# ABOUT THIS EXERCISE:
From the entries below, gather each line containing the word "PartFin".

○ ○ ○ ○

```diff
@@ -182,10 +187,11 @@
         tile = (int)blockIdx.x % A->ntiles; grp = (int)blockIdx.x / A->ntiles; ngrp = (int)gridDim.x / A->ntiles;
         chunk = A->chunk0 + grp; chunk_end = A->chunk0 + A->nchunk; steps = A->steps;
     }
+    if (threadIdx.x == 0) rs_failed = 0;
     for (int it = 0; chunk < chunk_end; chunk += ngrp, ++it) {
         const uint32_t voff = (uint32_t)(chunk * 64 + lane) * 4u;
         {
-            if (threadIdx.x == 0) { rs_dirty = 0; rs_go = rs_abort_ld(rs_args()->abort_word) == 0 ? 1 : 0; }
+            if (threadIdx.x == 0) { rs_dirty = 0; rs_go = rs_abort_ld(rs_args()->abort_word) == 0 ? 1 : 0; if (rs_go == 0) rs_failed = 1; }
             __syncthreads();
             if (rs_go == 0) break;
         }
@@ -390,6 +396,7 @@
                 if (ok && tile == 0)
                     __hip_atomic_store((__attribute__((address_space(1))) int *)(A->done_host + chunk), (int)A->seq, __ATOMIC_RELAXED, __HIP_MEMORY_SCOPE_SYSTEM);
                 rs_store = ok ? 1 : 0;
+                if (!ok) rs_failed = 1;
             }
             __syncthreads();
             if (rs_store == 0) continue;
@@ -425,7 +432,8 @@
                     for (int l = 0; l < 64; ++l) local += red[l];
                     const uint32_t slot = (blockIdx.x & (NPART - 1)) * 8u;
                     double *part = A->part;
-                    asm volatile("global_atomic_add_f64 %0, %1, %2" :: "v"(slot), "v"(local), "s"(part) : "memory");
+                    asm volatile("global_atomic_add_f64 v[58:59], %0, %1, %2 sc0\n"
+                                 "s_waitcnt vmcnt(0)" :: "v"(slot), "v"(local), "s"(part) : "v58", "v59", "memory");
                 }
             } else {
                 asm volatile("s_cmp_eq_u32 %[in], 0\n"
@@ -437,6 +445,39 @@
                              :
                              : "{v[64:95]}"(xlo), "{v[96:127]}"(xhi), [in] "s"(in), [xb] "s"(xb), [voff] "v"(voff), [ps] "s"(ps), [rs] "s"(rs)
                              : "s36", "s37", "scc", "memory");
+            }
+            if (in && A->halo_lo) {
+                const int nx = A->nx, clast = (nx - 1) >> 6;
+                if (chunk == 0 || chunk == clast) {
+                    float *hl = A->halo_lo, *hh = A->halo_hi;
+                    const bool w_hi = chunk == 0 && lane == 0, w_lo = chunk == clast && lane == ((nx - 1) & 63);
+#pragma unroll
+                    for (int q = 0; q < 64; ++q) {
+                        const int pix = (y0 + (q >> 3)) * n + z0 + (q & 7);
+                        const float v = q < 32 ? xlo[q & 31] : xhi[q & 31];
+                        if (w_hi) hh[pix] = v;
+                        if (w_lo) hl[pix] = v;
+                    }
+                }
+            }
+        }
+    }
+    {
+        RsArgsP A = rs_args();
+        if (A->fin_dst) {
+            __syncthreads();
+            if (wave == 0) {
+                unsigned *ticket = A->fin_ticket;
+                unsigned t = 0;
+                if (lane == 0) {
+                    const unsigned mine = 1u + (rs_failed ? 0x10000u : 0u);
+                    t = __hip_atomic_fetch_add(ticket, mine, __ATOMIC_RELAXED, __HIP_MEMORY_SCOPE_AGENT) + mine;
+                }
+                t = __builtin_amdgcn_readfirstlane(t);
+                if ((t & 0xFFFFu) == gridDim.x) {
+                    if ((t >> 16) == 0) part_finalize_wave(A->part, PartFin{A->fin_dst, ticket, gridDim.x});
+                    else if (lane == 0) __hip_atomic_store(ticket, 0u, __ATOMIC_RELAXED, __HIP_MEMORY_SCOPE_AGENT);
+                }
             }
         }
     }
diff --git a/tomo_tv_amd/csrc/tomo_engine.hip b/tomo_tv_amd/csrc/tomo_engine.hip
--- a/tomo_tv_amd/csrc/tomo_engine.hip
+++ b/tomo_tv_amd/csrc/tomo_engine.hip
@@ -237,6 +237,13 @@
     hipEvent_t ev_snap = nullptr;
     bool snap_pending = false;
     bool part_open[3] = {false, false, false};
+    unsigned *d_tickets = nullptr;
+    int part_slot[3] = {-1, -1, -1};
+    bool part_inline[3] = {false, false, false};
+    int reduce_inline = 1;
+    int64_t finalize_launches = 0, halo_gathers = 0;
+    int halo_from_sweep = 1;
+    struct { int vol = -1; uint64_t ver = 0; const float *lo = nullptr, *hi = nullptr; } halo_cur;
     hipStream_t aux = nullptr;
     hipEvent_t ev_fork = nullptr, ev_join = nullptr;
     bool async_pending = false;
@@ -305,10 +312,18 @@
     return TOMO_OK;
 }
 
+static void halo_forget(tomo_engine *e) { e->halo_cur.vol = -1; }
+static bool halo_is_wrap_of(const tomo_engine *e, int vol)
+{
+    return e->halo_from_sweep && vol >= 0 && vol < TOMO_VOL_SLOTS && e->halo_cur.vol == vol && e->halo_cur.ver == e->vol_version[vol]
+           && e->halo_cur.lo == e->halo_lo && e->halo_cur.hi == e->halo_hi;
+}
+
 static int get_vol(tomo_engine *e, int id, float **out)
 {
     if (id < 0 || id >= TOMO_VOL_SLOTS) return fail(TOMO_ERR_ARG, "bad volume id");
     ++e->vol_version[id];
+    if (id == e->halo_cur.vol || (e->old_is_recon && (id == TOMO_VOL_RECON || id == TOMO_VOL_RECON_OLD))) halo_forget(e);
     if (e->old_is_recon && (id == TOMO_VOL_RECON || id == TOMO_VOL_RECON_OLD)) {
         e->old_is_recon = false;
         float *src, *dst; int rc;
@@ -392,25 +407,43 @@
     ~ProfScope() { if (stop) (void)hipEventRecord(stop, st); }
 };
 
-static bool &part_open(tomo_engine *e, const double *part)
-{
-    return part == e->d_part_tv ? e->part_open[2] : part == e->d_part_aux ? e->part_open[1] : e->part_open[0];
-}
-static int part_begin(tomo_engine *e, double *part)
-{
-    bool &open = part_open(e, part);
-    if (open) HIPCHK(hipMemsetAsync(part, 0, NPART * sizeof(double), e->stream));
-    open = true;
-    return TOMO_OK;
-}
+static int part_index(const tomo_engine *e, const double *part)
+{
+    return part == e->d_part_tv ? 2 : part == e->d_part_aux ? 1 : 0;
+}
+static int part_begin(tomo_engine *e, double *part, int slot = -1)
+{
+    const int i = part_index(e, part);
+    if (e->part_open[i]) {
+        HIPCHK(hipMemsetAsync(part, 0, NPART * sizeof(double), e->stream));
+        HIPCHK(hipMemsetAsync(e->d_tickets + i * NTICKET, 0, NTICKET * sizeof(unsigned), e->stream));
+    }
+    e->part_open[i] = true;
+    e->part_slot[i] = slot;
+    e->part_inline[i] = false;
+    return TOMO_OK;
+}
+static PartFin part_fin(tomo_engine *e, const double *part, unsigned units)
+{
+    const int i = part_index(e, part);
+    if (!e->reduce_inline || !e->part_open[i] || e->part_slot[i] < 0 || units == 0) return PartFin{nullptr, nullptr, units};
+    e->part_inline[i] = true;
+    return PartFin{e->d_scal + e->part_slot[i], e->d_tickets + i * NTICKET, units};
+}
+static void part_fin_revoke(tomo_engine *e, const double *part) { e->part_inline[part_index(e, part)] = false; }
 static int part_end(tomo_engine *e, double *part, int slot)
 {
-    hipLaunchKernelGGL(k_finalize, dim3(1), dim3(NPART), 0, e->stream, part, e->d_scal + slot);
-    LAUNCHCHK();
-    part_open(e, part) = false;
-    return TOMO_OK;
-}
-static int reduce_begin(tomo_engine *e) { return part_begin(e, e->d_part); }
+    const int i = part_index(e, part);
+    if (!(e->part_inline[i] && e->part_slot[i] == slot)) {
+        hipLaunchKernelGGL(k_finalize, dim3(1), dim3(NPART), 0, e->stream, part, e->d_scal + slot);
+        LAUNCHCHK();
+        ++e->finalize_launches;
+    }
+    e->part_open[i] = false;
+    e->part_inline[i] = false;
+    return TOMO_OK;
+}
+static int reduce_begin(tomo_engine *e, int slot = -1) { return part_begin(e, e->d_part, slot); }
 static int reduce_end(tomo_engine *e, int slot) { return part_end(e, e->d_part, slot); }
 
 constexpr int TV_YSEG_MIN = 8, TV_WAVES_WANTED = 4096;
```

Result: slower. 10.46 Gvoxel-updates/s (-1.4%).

○ ○ ○ ○

# TASK ANSWER:
+                    if ((t >> 16) == 0) part_finalize_wave(A->part, PartFin{A->fin_dst, ticket, gridDim.x});
+static PartFin part_fin(tomo_engine *e, const double *part, unsigned units)
+    if (!e->reduce_inline || !e->part_open[i] || e->part_slot[i] < 0 || units == 0) return PartFin{nullptr, nullptr, units};
+    return PartFin{e->d_scal + e->part_slot[i], e->d_tickets + i * NTICKET, units};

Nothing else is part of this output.